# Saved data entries
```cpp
py::dict wgrad_px_map(int64_t N, int64_t H, int64_t W, int64_t step) {
  using namespace py::literals;
  TORCH_CHECK(wgpx::eligible(true, (int)N, (int)H, (int)W, 64, 64, 3, 3, 1, 1),
              "wgrad_px_map: shape not eligible");
  const wgpx::Geom g = wgpx::make_geom((int)H, (int)W);
  const long long p0 = step * wgpx::PXK;
  TORCH_CHECK(step >= 0 && p0 < N * H * W, "wgrad_px_map: step out of range");
  const int h0 = (int)((p0 / W) % H);
  const int passes = wgpx::passes_of((int)W);
  py::list stage, window, dy_rows;
  for (int i = 0; i < wgpx::PXK; ++i) dy_rows.append(py::none());
  for (int i = 0; i < g.slots; ++i) window.append(py::none());
  for (int c = 0; c < passes * wgpx::THREADS; ++c) {
    const wgpx::ChunkSrc cs = wgpx::chunk_src(g, c);
    const bool ok = cs.kind == 1 ||
                    (cs.kind == 2 && wgpx::x_row_valid(g, h0, cs.hrel));
    const long long px = ok ? p0 + cs.rel : -1;
    stage.append(py::make_tuple(c / wgpx::THREADS, c % wgpx::THREADS, 16 * c,
                                ok ? cs.kind : 0, px, cs.sub));
    const int row = c / wgpx::CPR;
    if (c % wgpx::CPR == 0 && row < wgpx::PXK) dy_rows[row] = cs.rel;
    if (c % wgpx::CPR == 0 && row >= wgpx::PXK && row < wgpx::PXK + g.slots &&
        ok)
      window[row - wgpx::PXK] = py::make_tuple(
          px / (H * W), (px / W) % H, px % W);
  }
  py::list kpix, a_addr, b_addr;
  for (int k = 0; k < wgpx::PXK; ++k)
    kpix.append(wgpx::lin_pixel((int)W, wgpx::kslot_lin(k)));
  for (int r = 0; r < 2; ++r) {
    py::list la;
    for (int l = 0; l < 64; ++l) la.append(wgpx::a_read_addr(l, r));
    a_addr.append(la);
  }
  for (int t = 0; t < 9; ++t) {
    py::list lt;
    for (int r = 0; r < 2; ++r) {
      py::list lb;
      for (int l = 0; l < 64; ++l)
        lb.append(wgpx::b_read_addr(g, l, r) +
                  wgpx::tap_off(g, t / 3, t % 3) * wgpx::ROWB);
      lt.append(lb);
    }
    b_addr.append(lt);
  }
  return py::dict(
      "row_bytes"_a = wgpx::ROWB, "dy_rows_base"_a = 0,
      "window_base"_a = wgpx::PXK * wgpx::ROWB, "pitch"_a = g.pitch,
      "window_rows"_a = g.wrows, "slots"_a = g.slots, "passes"_a = passes,
      "threads"_a = wgpx::THREADS, "buffer_bytes"_a = passes * wgpx::THREADS * 16,
      "claimed_conflict_degree"_a = 1, "stage"_a = stage, "window"_a = window,
      "dy_rows"_a = dy_rows, "kslot_pixel"_a = kpix, "a_addr"_a = a_addr,
      "b_addr"_a = b_addr);
}

bool wgrad_px_eligible(bool bf16, int64_t N, int64_t H, int64_t W, int64_t Cin,
                       int64_t Cout, int64_t KH, int64_t KW, int64_t stride,
                       int64_t pad) {
  return wgpx::eligible(bf16, (int)N, (int)H, (int)W, (int)Cin, (int)Cout,
                        (int)KH, (int)KW, (int)stride, (int)pad);
}

py::tuple wgrad_px_split(int64_t N, int64_t H, int64_t W, int64_t Cin,
                         int64_t Cout) {
  const long long steps = N * H * W / wgpx::PXK;
  const int sps = wgpx::steps_per_split(
      steps, (int)(Cin / wgpx::TILE) * (int)(Cout / wgpx::TILE));
  return py::make_tuple(steps, sps, (steps + sps - 1) / sps);
}


at::Tensor bmm_strided(at::Tensor A, at::Tensor B, c10::optional<at::Tensor> C_in,
                       int64_t layout, int64_t M, int64_t N, int64_t K,
                       int64_t nbatch, int64_t heads, int64_t b_group,
                       double alpha,
                       int64_t saO, int64_t saI, int64_t lda,
                       int64_t sbO, int64_t sbI, int64_t ldb,
                       int64_t scO, int64_t scI, int64_t ldc) {
  TORCH_CHECK(A.is_cuda() && B.is_cuda(), "bmm_strided: GPU tensors required");
  TORCH_CHECK(A.scalar_type() == B.scalar_type());
  TORCH_CHECK(A.scalar_type() == at::kFloat || A.scalar_type() == at::kBFloat16);
  at::Tensor C;
  if (C_in.has_value() && C_in->defined()) {
    C = *C_in;
    TORCH_CHECK(C.is_cuda() && C.scalar_type() == A.scalar_type());
  } else {
    C = at::empty({nbatch, M, N}, A.options());
    scO = (int64_t)heads * M * N;
    scI = (int64_t)M * N;
    ldc = N;
  }
  GemmStrides gs{lda, ldb, ldc, (int)heads, saI, sbI, scI};
  const GemmProblem p{is_bf16(A), false, (int)layout, (int)M, (int)N, (int)K,
                      false, false, alpha, 0.0, true, (int)nbatch,
                      gs.heads > 1 || gs.lda || gs.ldb || gs.ldc};
  run_dense(p, plan_dense(p), A.data_ptr(), B.data_ptr(), C.data_ptr(), nullptr,
            saO, sbO, scO, (int)b_group, gs);
  return C;
}


at::Tensor gemm_batched(at::Tensor A, at::Tensor B, int64_t layout,
                        bool out_f32, double alpha, int64_t b_group) {
  check_compute(A, "A");
  check_compute(B, "B");
  TORCH_CHECK(A.dim() == 3 && B.dim() == 3, "gemm_batched wants 3-D tensors");
  TORCH_CHECK(A.size(0) == B.size(0) * b_group, "batch/group mismatch");
  int nb = A.size(0);
  int M, N, K;
  if (layout == 0) {
    M = A.size(1); K = A.size(2); N = B.size(1);
    TORCH_CHECK(B.size(2) == K);
  } else if (layout == 1) {
    M = A.size(1); K = A.size(2); N = B.size(2);
    TORCH_CHECK(B.size(1) == K);
  } else {
    K = A.size(1); M = A.size(2); N = B.size(2);
    TORCH_CHECK(B.size(1) == K);
  }
  auto C = at::empty({nb, M, N},
                     A.options().dtype(out_f32 ? at::kFloat : A.scalar_type()));
  const GemmProblem p{is_bf16(A), out_f32, (int)layout, M, N, K, false, false,
                      alpha, 0.0, true, nb, false};
  run_dense(p, plan_dense(p), A.data_ptr(), B.data_ptr(), C.data_ptr(), nullptr,
            (long long)A.size(1) * A.size(2), (long long)B.size(1) * B.size(2),
            (long long)M * N, (int)b_group);
  return C;
}

at::Tensor softmax_fwd(at::Tensor x, double scale, int64_t causal_seq) {
  check_compute(x, "x");
  int C = x.size(-1);
  long long R = x.numel() / C;
  auto y = at::empty_like(x);
  launch_softmax_fwd(is_bf16(x), x.data_ptr(), y.data_ptr(), R, C,
                     (float)scale, (int)causal_seq, stream());
  return y;
}

at::Tensor softmax_bwd(at::Tensor y, at::Tensor dy, double scale) {
  check_compute(y, "y");
  check_compute(dy, "dy");
  int C = y.size(-1);
  long long R = y.numel() / C;
  auto dx = at::empty_like(y);
  launch_softmax_bwd(is_bf16(y), y.data_ptr(), dy.data_ptr(), dx.data_ptr(), R,
                     C, (float)scale, stream());
  return dx;
}



std::vector<at::Tensor> rms_fwd(at::Tensor x, at::Tensor w, double eps) {
// ... 178 lines not shown
      "flash_bwd_dq: unsupported head_dim ", DH);
  TORCH_CHECK(
      launch_flash_bwd_dkv(q.data_ptr(), k.data_ptr(), v.data_ptr(),
                           dout.data_ptr(), lse.data_ptr<float>(),
                           delta.data_ptr<float>(), dk.data_ptr(),
                           dv.data_ptr(), B, S, H, G, DH, scale, causal, qs,
                           ks, vs, dos, dks, dvs, stream()),
      "flash_bwd_dkv: unsupported head_dim ", DH);
}

PYBIND11_MODULE(TORCH_EXTENSION_NAME, m) {
  m.def("flash_fwd", &flash_fwd);
  m.def("flash_bwd", &flash_bwd);
  m.def("rms_add_fwd", &rms_add_fwd);
  m.def("rms_bwd_plus", &rms_bwd_plus);
  m.def("sgd_step", &sgd_step, "fused SGD step", py::arg("p"), py::arg("g"),
        py::arg("m"), py::arg("lr"), py::arg("momentum"),
        py::arg("weight_decay"), py::arg("zero_grad") = false);
  m.def("adam_step", &adam_step, "fused Adam step", py::arg("p"), py::arg("g"),
        py::arg("m"), py::arg("v"), py::arg("lr"), py::arg("beta1"),
        py::arg("beta2"), py::arg("eps"), py::arg("weight_decay"),
        py::arg("bc1"), py::arg("bc2"), py::arg("zero_grad") = false);
  m.def("scale_cast", &scale_cast);
  m.def("cast_copy", &cast_copy);
  m.def("axpby", &axpby);
  m.def("bmm_strided", &bmm_strided, py::arg("A"), py::arg("B"),
        py::arg("C_in") = py::none(), py::arg("layout") = 0,
        py::arg("M") = 0, py::arg("N") = 0, py::arg("K") = 0,
        py::arg("nbatch") = 1, py::arg("heads") = 1,
        py::arg("b_group") = 1, py::arg("alpha") = 1.0,
        py::arg("saO") = 0, py::arg("saI") = 0, py::arg("lda") = 0,
        py::arg("sbO") = 0, py::arg("sbI") = 0, py::arg("ldb") = 0,
        py::arg("scO") = 0, py::arg("scI") = 0, py::arg("ldc") = 0);
  m.def("colsum", &colsum);
  m.def("mse_fwd", &mse_fwd);
  m.def("mse_bwd", &mse_bwd);
  m.def("ce_fwd", &ce_fwd);
  m.def("ce_bwd", &ce_bwd);
  m.def("ln_fwd", &ln_fwd);
  m.def("ln_bwd", &ln_bwd);
  m.def("ln_add_fwd", &ln_add_fwd);
  m.def("ln_bwd_plus", &ln_bwd_plus);
  m.def("bn_fwd_train", &bn_fwd_train, py::arg("x"), py::arg("gamma"),
        py::arg("beta"), py::arg("running_mean"), py::arg("running_var"),
        py::arg("momentum"), py::arg("eps"), py::arg("relu"),
        py::arg("res") = py::none());
  m.def("bn_fwd_eval", &bn_fwd_eval);
  m.def("bn_bwd", &bn_bwd, py::arg("x"), py::arg("dy"), py::arg("y_post"),
        py::arg("mean"), py::arg("rstd"), py::arg("gamma"), py::arg("relu"),
        py::arg("want_dres") = false);
  m.def("relu_fwd", &relu_fwd);
  m.def("relu_bwd", &relu_bwd);
  m.def("add_relu_fwd", &add_relu_fwd);
  m.def("add_scaled_fwd", &add_scaled_fwd);
  m.def("scale_fwd", &scale_fwd);
  m.def("gelu_fwd", &gelu_fwd);
  m.def("gelu_bwd", &gelu_bwd);
  m.def("gemm", &gemm, py::arg("A"), py::arg("B"), py::arg("layout"),
        py::arg("bias") = py::none(), py::arg("relu") = false,
        py::arg("out_f32") = false, py::arg("alpha") = 1.0,
        py::arg("beta") = 0.0, py::arg("C_in") = py::none(),
        py::arg("direct") = false);
  m.def("gemm_plan", &gemm_plan, py::arg("M"), py::arg("N"), py::arg("K"),
        py::arg("layout") = 0, py::arg("bf16") = true,
        py::arg("out_f32") = false, py::arg("has_bias") = false,
        py::arg("relu") = false, py::arg("alpha") = 1.0, py::arg("beta") = 0.0,
        py::arg("direct") = false, py::arg("nbatch") = 1,
        py::arg("strided") = false, py::arg("batched") = false);
  m.def("gemm_batched", &gemm_batched, py::arg("A"), py::arg("B"),
        py::arg("layout"), py::arg("out_f32") = false, py::arg("alpha") = 1.0,
        py::arg("b_group") = 1);
  m.def("softmax_fwd", &softmax_fwd, py::arg("x"), py::arg("scale") = 1.0,
        py::arg("causal_seq") = 0);
  m.def("softmax_bwd", &softmax_bwd);
  m.def("rms_fwd", &rms_fwd);
  m.def("rms_bwd", &rms_bwd);
  m.def("rope", &rope, py::arg("x"), py::arg("cos_t"), py::arg("sin_t"),
        py::arg("inverse") = false);
  m.def("silu_mul_fwd", &silu_mul_fwd);
  m.def("silu_mul_bwd", &silu_mul_bwd);
  m.def("conv_fwd", &conv_fwd);
  m.def("conv_dgrad", &conv_dgrad);
  m.def("conv_wgrad", &conv_wgrad);
  m.def("wgrad_px_map", &wgrad_px_map, py::arg("N"), py::arg("H"),
        py::arg("W"), py::arg("step"));
  m.def("wgrad_px_eligible", &wgrad_px_eligible);
  m.def("wgrad_px_split", &wgrad_px_split);
}
```

baton_amd/ops/csrc/conv.hip:

```cpp
#include "common.h"

constexpr int CBK = 32;
constexpr int CFRAG = 16;

struct ConvShape {
  int N, H, W, Cin, Cout, KH, KW, stride, pad, HO, WO, swz;
};



template <int ROWS>
DEVINL void stage_glds_rows(bf16* __restrict__ lds, const bf16* __restrict__ src,
                            long long ld, long long row0, int k0) {
  const int t = threadIdx.x;
  const int w = t >> 6;
  constexpr int TOTAL = ROWS * 4;
#pragma unroll
  for (int p = 0; p * kBlock < TOTAL; ++p) {
    const int idx = p * kBlock + t;
    if (idx >= TOTAL) break;
    const int row = idx >> 2;
    const int psl = idx & 3;
    const int lsl = psl ^ ((row >> 2) & 3);
    auto g = (const __attribute__((address_space(1))) unsigned int*)(
        src + (row0 + row) * ld + k0 + lsl * 8);
    auto l = (__attribute__((address_space(3))) unsigned int*)(
        lds + (long long)(p * kBlock + w * 64) * 8);
    __builtin_amdgcn_global_load_lds(g, l, 16, 0, 0);
  }
}

template <typename T, int ROWS, bool FAST>
struct FwdAStager {
  static constexpr int ELEMS = 16 / (int)sizeof(T);
  static constexpr int TPR = CBK / ELEMS;
  static constexpr int RPP = kBlock / TPR;
  static constexpr int PASSES = ROWS / RPP;
  int kc;
  int row[PASSES];
  int n[PASSES], ho[PASSES], wo[PASSES];
  bool ok[PASSES];
  int ci, kw, kh;
  int k_generic;
  int m0_;
  bool full_;

  DEVINL void init(const ConvShape& sh, int m0, int Mtot) {
    m0_ = m0;
    full_ = (m0 + ROWS <= Mtot);
    kc = (threadIdx.x % TPR) * ELEMS;
#pragma unroll
    for (int p = 0; p < PASSES; ++p) {
      row[p] = p * RPP + threadIdx.x / TPR;
      const int m = m0 + row[p];
      wo[p] = m % sh.WO;
      const int t = m / sh.WO;
      ho[p] = t % sh.HO;
      n[p] = t / sh.HO;
      ok[p] = m < Mtot;
    }
    ci = kc;
    kw = 0;
    kh = 0;
    k_generic = kc;
  }

  DEVINL void stage(T* __restrict__ lds, const T* __restrict__ x,
                    const ConvShape& sh, int Ktot) {
    using VT = typename VecTraits<T>::VecT;
    if constexpr (sizeof(T) == 2 && FAST) {
      if (sh.KH == 1 && sh.stride == 1 && full_ && (sh.Cin % 8) == 0) {
        stage_glds_rows<ROWS>((bf16*)lds, (const bf16*)x, sh.Cin,
                              (long long)m0_, ci - kc);
        ci += CBK;
        if (ci >= sh.Cin) {
          ci -= sh.Cin;
          if (++kw == sh.KW) { kw = 0; ++kh; }
        }
        return;
      }
    }
#pragma unroll
    for (int p = 0; p < PASSES; ++p) {
// ... 68 lines not shown
                    ? w[(long long)(n0 + row) * ld + k0 + kc + j]
                    : (T)0.f;
    }
    *reinterpret_cast<VT*>(&lds[lds_off<T>(row, kc)]) = v;
  }
}
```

# What the task requires
Reproduce all lines from the records above that include the word "dict".

# Solution for this task
py::dict wgrad_px_map(int64_t N, int64_t H, int64_t W, int64_t step) {
  return py::dict(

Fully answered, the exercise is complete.